Arts & Events

Book Review: Dancing With Dynamite

By Conn Hallinan
Tuesday December 14, 2010 - 11:28:00 AM

Dancing With Dynamite: Social Movements and States in Latin America

By Benjamin Dangl, AK Press, 2010, $15.95

Dynamite is dangerous stuff. Drop it and you visit the clouds. Misuse it and you might just to blow up the neighborhood. Which is why Benjamin Dangl’s use of the word in the title of his book on Latin America’s leftish surge is so apt. Social movements can be explosive. 

In “Dancing,” Dangl—founder of “Upside Down World.org,” long-time reporter, and the author of “The Price of Fire”—examines the relationship between popular movements and the leftist governments they helped put into place. 

It is a daunting task for a 175-page book, but Dangl manages to fill it with on-the-spot reporting and historical background in a way that avoids an academic treatise, on the one hand, and an anecdotal travelogue, on the other. 

One of Dangl’s strong points is his experience in the region and his contact with landless groups in Uruguay, factory workers in Argentina, and indigenous groups in Bolivia and Ecuador. Through Dangl, people talk about issues of land reform, local political power, pesticide use, and the relationship between social activism and governance. 

The background for Dangl’s book is the so-called “pink tide” that has swept over much of Latin American, but the author is less interested in leaders like Lula da Silva, Rafael Correra, and Hugo Chavez, than in the grassroots organizations that formed the backbone of the political movement that put those progressives into power. That relationship can be a troubled one, and the “dance” between social needs and political power makes for complex choreography. 

Dangl examines the history of social movements in seven countries, and their relationships with the leftist governments they helped elevate to power. The tensions between grassroots activism and the business of running a state are neither new nor unique to South America. Indeed, most Americans will see immediate parallels to the 1960s civil rights and anti-war movements in the U.S. 

“ For movements in South America that engage the state, the relationship involves a tightrope walk between cooperation and genuine collaboration,” he writes. At times, Dangl argues, that cooperation ends up demobilizing the social movements. But, at other times, a progressive government allows grassroots movements to expand. In short, it isn’t simple and one size doesn’t fit all. 

Dangl can be critical of progressive leaders like Hugo Chavez, whose personality cult makes him uncomfortable. But he doesn’t lose sight of why the former colonel is so popular: “Chavez is the first president who even knows we are here,” a grandmother in Caracas tells him. “Our houses are still tin and cardboard but my grandchildren receive two meals a day in school…and there are several doctors within walking distance who will see us and give us medicine for free.” 

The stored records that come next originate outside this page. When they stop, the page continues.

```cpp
struct CbwdPlan {
    bool ok;
    int cip, cop, R;
    size_t ws_bytes;
};
#define SF_CBWD_MAX_WGS 1024
template <int CIP, int COP>
static void cbwd_fill(CbwdPlan& w) {
    using K = CbwdCfg<CIP, COP>;
    w.R = K::R;
    w.ws_bytes = (size_t)SF_CBWD_MAX_WGS * COP * CIP * 4;
}
#define SF_CBWD_FOR_SHAPE(cip, cop, ...)                                                         \
    do {                                                                                         \
        if ((cip) == 16 && (cop) == 32) { constexpr int CIP_ = 16, COP_ = 32; __VA_ARGS__; }            \
        else if ((cip) == 16 && (cop) == 64) { constexpr int CIP_ = 16, COP_ = 64; __VA_ARGS__; }       \
        else if ((cip) == 16 && (cop) == 128) { constexpr int CIP_ = 16, COP_ = 128; __VA_ARGS__; }     \
        else if ((cip) == 16 && (cop) == 256) { constexpr int CIP_ = 16, COP_ = 256; __VA_ARGS__; }     \
        else if ((cip) == 32 && (cop) == 32) { constexpr int CIP_ = 32, COP_ = 32; __VA_ARGS__; }       \
        else if ((cip) == 32 && (cop) == 64) { constexpr int CIP_ = 32, COP_ = 64; __VA_ARGS__; }       \
        else if ((cip) == 32 && (cop) == 128) { constexpr int CIP_ = 32, COP_ = 128; __VA_ARGS__; }     \
        else if ((cip) == 32 && (cop) == 256) { constexpr int CIP_ = 32, COP_ = 256; __VA_ARGS__; }     \
        else if ((cip) == 64 && (cop) == 32) { constexpr int CIP_ = 64, COP_ = 32; __VA_ARGS__; }       \
        else if ((cip) == 64 && (cop) == 64) { constexpr int CIP_ = 64, COP_ = 64; __VA_ARGS__; }       \
        else if ((cip) == 64 && (cop) == 128) { constexpr int CIP_ = 64, COP_ = 128; __VA_ARGS__; }     \
        else { constexpr int CIP_ = 64, COP_ = 256; __VA_ARGS__; }                                      \
    } while (0)
static CbwdPlan plan_cbwd(const sf_conv_desc* d, bool in_affine, bool mask_bits) {
    CbwdPlan w;
    memset(&w, 0, sizeof(w));
    if (test_hook("SF_CBWD", 1) == 0) return w;
    if (d->kT != 1 || d->kH != 1 || d->kW != 1 || d->sT != 1 || d->sH != 1 || d->sW != 1 || d->pT || d->pH || d->pW) return w;
    if (d->To != d->Ti || d->Ho != d->Hi || d->Wo != d->Wi) return w;
    if (d->Ci % 8 || d->Ci > 64 || d->Co % 32 || d->Co > 256) return w;
    if (in_affine || !mask_bits) return w;
    w.cip = d->Ci <= 16 ? 16 : d->Ci <= 32 ? 32 : 64;
    w.cop = d->Co <= 32 ? 32 : d->Co <= 64 ? 64 : d->Co <= 128 ? 128 : 256;
    SF_CBWD_FOR_SHAPE(w.cip, w.cop, (cbwd_fill<CIP_, COP_>(w)));
    w.ok = true;
    return w;
}

extern "C" int sf_conv_c_bwd_plan(const sf_conv_desc* d, int in_affine, int mask_bits, int32_t* tile_rows,
                                  int64_t* workspace_bytes) {
    if (check_desc(d)) return -1;
    const CbwdPlan w = plan_cbwd(d, in_affine != 0, mask_bits != 0);
    if (tile_rows) *tile_rows = w.ok ? 128 : 0;
    if (workspace_bytes) *workspace_bytes = w.ok ? (int64_t)w.ws_bytes : 0;
    return w.ok ? 1 : 0;
}

extern "C" int sf_conv_c_bwd(const sf_conv_desc* d, const void* dz, int32_t lddz, const void* mask_bits, const void* yc,
                             int32_t ldyc, const float* coef, const void* act, const void* wd, const float* bn_scale,
                             const float* bn_shift, const void* bn_y, int32_t bn_ldy, float* bn_part, int32_t bn_part_rows,
                             int32_t* bn_rows, void* d_in, int32_t ld_in, float* dw, float out_scale, int zero_first,
                             void* workspace, int64_t workspace_bytes, sf_stream_t stream) {
    if (check_desc(d)) return -1;
    REQUIRE(dz && mask_bits && yc && coef && act && wd && d_in && dw && workspace, "sf_conv_c_bwd: null pointer");
    const CbwdPlan w = plan_cbwd(d, false, true);
    REQUIRE(w.ok, "sf_conv_c_bwd: this geometry keeps sf_bn_bwd_apply + sf_conv_wgrad + sf_conv_dgrad_bn (sf_conv_c_bwd_plan == 0)");
    REQUIRE(lddz >= d->Co && lddz % 8 == 0 && ldyc >= d->Co && ldyc % 8 == 0 && ld_in >= d->Ci && ld_in % 8 == 0,
            "sf_conv_c_bwd: bad row pitch");
    REQUIRE((((uintptr_t)dz | (uintptr_t)yc | (uintptr_t)act | (uintptr_t)wd | (uintptr_t)d_in | (uintptr_t)workspace) & 15) == 0,
            "sf_conv_c_bwd: operands must be 16-byte aligned");
    REQUIRE(workspace_bytes >= (int64_t)w.ws_bytes, "sf_conv_c_bwd: workspace too small (%lld < %lld bytes)",
            (long long)workspace_bytes, (long long)w.ws_bytes);
    const int64_t M = (int64_t)d->N * d->Ti * d->Hi * d->Wi;
    const int ntiles = cdiv(M, 128);
    const bool fuse = bn_part != nullptr;
    if (fuse) {
        REQUIRE(bn_scale && bn_shift && bn_y && bn_rows, "sf_conv_c_bwd: the fused reduction needs bn_scale, bn_shift, bn_y and bn_rows");
        REQUIRE(bn_ldy >= d->Ci && bn_ldy % 8 == 0 && ((uintptr_t)bn_y & 15) == 0, "sf_conv_c_bwd: bad bn_y pitch / alignment");
        REQUIRE(bn_part_rows >= ntiles, "sf_conv_c_bwd: the partial table needs ceil(positions / tile_rows) rows of [2][Ci] floats");
    }
    int32_t ldf, ldd;
    sf_conv_weight_ld(d, &ldf, &ldd);
    CbwdParams p;
    memset(&p, 0, sizeof(p));
    p.M = (int)M; p.Ci = d->Ci; p.Co = d->Co;
    p.dz = (const f16*)dz; p.lddz = lddz; p.bits = (const uint8_t*)mask_bits; p.yc = (const f16*)yc; p.ldyc = ldyc;
    p.coef = coef; p.act = (const f16*)act; p.ldact = d->ldx; p.wd = (const f16*)wd; p.ldw = ldd;
    if (fuse) { p.bnb_y = (const f16*)bn_y; p.bnb_ld = bn_ldy; p.bnb_scale = bn_scale; p.bnb_shift = bn_shift; p.bnb_part = bn_part; }
    p.dx = (f16*)d_in; p.lddx = ld_in; p.ws = (float*)workspace; p.tiles128 = ntiles;
    int wgs;
    const Wgrad2Plan w2 = plan_wgrad2(d);
    const int forced = test_hook("SF_CBWD_WGS", 0);
    if (forced > 0) {
        wgs = forced < SF_CBWD_MAX_WGS ? forced : SF_CBWD_MAX_WGS;
        p.rps = roundup(cdiv(M, wgs), 32);
        wgs = cdiv(M, p.rps);
    } else if (w2.ok && w2.thin && w2.splits <= SF_CBWD_MAX_WGS) {
        wgs = w2.splits; p.rps = 0;
    } else {
        const WgradPlan w1 = plan_wgrad(d);
        wgs = w1.splits; p.rps = w1.chunks_per_split * 32;
        REQUIRE(wgs <= SF_CBWD_MAX_WGS, "sf_conv_c_bwd: %d splits", wgs);
    }
    hipStream_t s = (hipStream_t)stream;
    SF_CBWD_FOR_SHAPE(w.cip, w.cop, hipLaunchKernelGGL((sf_cbwd_kernel<CIP_, COP_>), dim3(wgs), dim3(SF_THREADS), 0, s, p));
    if (check_launch("conv_c_bwd")) return -1;
    if (bn_rows) *bn_rows = fuse ? ntiles : 0;
    WgradReduceParams r;
    memset(&r, 0, sizeof(r));
    r.ws = (const float*)workspace; r.splits = wgs; r.Co = d->Cow ? d->Cow : d->Co; r.Co_pad = w.cop; r.Kpad = w.cip;
    r.Ktot = d->Ci; r.fdC = make_fastdiv(d->Ci); r.dw = dw; r.Cw = d->Cw; r.taps = 1; r.slice4 = 0;
    r.out_scale = out_scale; r.accumulate = zero_first ? 0 : 1;
    const int64_t total = (int64_t)r.Co * r.Kpad / 4;
    int lanes = 1;
    while (lanes < 32 && lanes * 4 <= r.splits) lanes *= 2;
    r.lanes = lanes;
    hipLaunchKernelGGL(sf_wgrad_reduce_kernel, dim3(cdiv(total, SF_THREADS / lanes)), dim3(SF_THREADS), 0, s, r);
    return check_launch("conv_c_bwd_reduce");
}

static RowTile make_rowtile(int64_t M, int C, int max_blocks, dim3& grid) {
    RowTile rt;
    rt.M = (int)M; rt.C = C;
    const int G = C / 8;
    const int TG = G < SF_THREADS ? G : SF_THREADS;
    const int rpi = SF_THREADS / TG;
    int passes = cdiv(M, (int64_t)rpi * max_blocks);
    if (passes < 1) passes = 1;
    rt.rows_per_block = rpi * passes;
    grid = dim3(cdiv(M, rt.rows_per_block), cdiv(G, SF_THREADS));
    return rt;
}
static int check_rows(const char* who, int64_t M, int C) {
    REQUIRE(M > 0 && M < (1ll << 31), "%s: bad row count", who);
    REQUIRE(C > 0 && C % 8 == 0, "%s: C must be a positive multiple of 8 (got %d)", who, C);
    return 0;
}

// ... 2264 lines not shown
```

slowfast_amd/csrc/sf_cbwd.h:

```cpp
#pragma once
#include "sf_bn.h"
#include "sf_common.h"
#include "sf_igemm.h"

struct CbwdParams {
    int M, Ci, Co;
    const f16* dz; int lddz;
    const uint8_t* bits;
    const f16* yc; int ldyc;
    const float* coef;
    const f16* act; int ldact;
    const f16* wd; int ldw;
    const f16* bnb_y; int bnb_ld;
    const float* bnb_scale; const float* bnb_shift;
    float* bnb_part;
    f16* dx; int lddx;
    float* ws;
    int rps;
    int tiles128;
};

template <int CIP, int COP>
struct CbwdCfg {
    static constexpr int R = COP >= 128 ? 64 : 128;
    static constexpr int NSUB = 128 / R;
    static constexpr int NJ = CIP / 16, KS = COP / 32, TI = R / 64;
    static constexpr int WAVES_M = COP == 32 ? 4 : 1, WAVES_C = 4 / WAVES_M;
    static constexpr int TC = COP / 16 / WAVES_C;
    static constexpr int KSM = R / WAVES_M / 32;
    static constexpr int LDY = COP + 8;
    static constexpr int CGO = COP / 8, RPP = SF_THREADS / CGO, NCH = R / RPP;
    static constexpr int ACH = CIP / 8, NACT = R * ACH / 64;
    static constexpr int NEPI = (R * ACH + SF_THREADS - 1) / SF_THREADS;
    static constexpr int DY_ELEMS = R * LDY, ACT_ELEMS = R * CIP, WD_ELEMS = CIP * LDY;
    static constexpr int RED_ELEMS = 4 * ACH * 24 * 2;
    static constexpr int UNION_ELEMS = DY_ELEMS > ACT_ELEMS + RED_ELEMS ? DY_ELEMS : ACT_ELEMS + RED_ELEMS;
    static constexpr int LDS_ELEMS = UNION_ELEMS + ACT_ELEMS + WD_ELEMS + 3 * COP * 2 + 2 * CIP * 2;
    static_assert(WAVES_M == 1 || LDS_ELEMS * 2 >= 4 * (COP / 16) * NJ * 256 * 4, "the cross-wave sum reuses the tile buffers");
    static constexpr int LDS_BYTES = LDS_ELEMS * 2;
    static constexpr int HELD = 4 * NJ * (TI + TC) + 9 * NCH + 4 * NEPI;
    static constexpr int OCC = HELD <= 72 ? 3 : 2;
    static_assert(R % 64 == 0 && R % RPP == 0 && NACT >= 1 && (R * ACH) % 64 == 0, "tile shape");
    static_assert(SF_THREADS % ACH == 0 && 64 % ACH == 0, "a thread keeps one d_in column group");
};
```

The relationship between mass movements and left governments is enormously complex. One does not have to agree with all of Dangl’s characterizations of Latin American leaders to get a great deal from this thoughtful and well-reported book. The subject is explosive and very useful, no less for those of us in the U.S. than for landless soy farmers in Uruguay. Coming to grips with the delicate formulas that negotiate the gray zones between passion and power is central to building a humanist society everywhere. 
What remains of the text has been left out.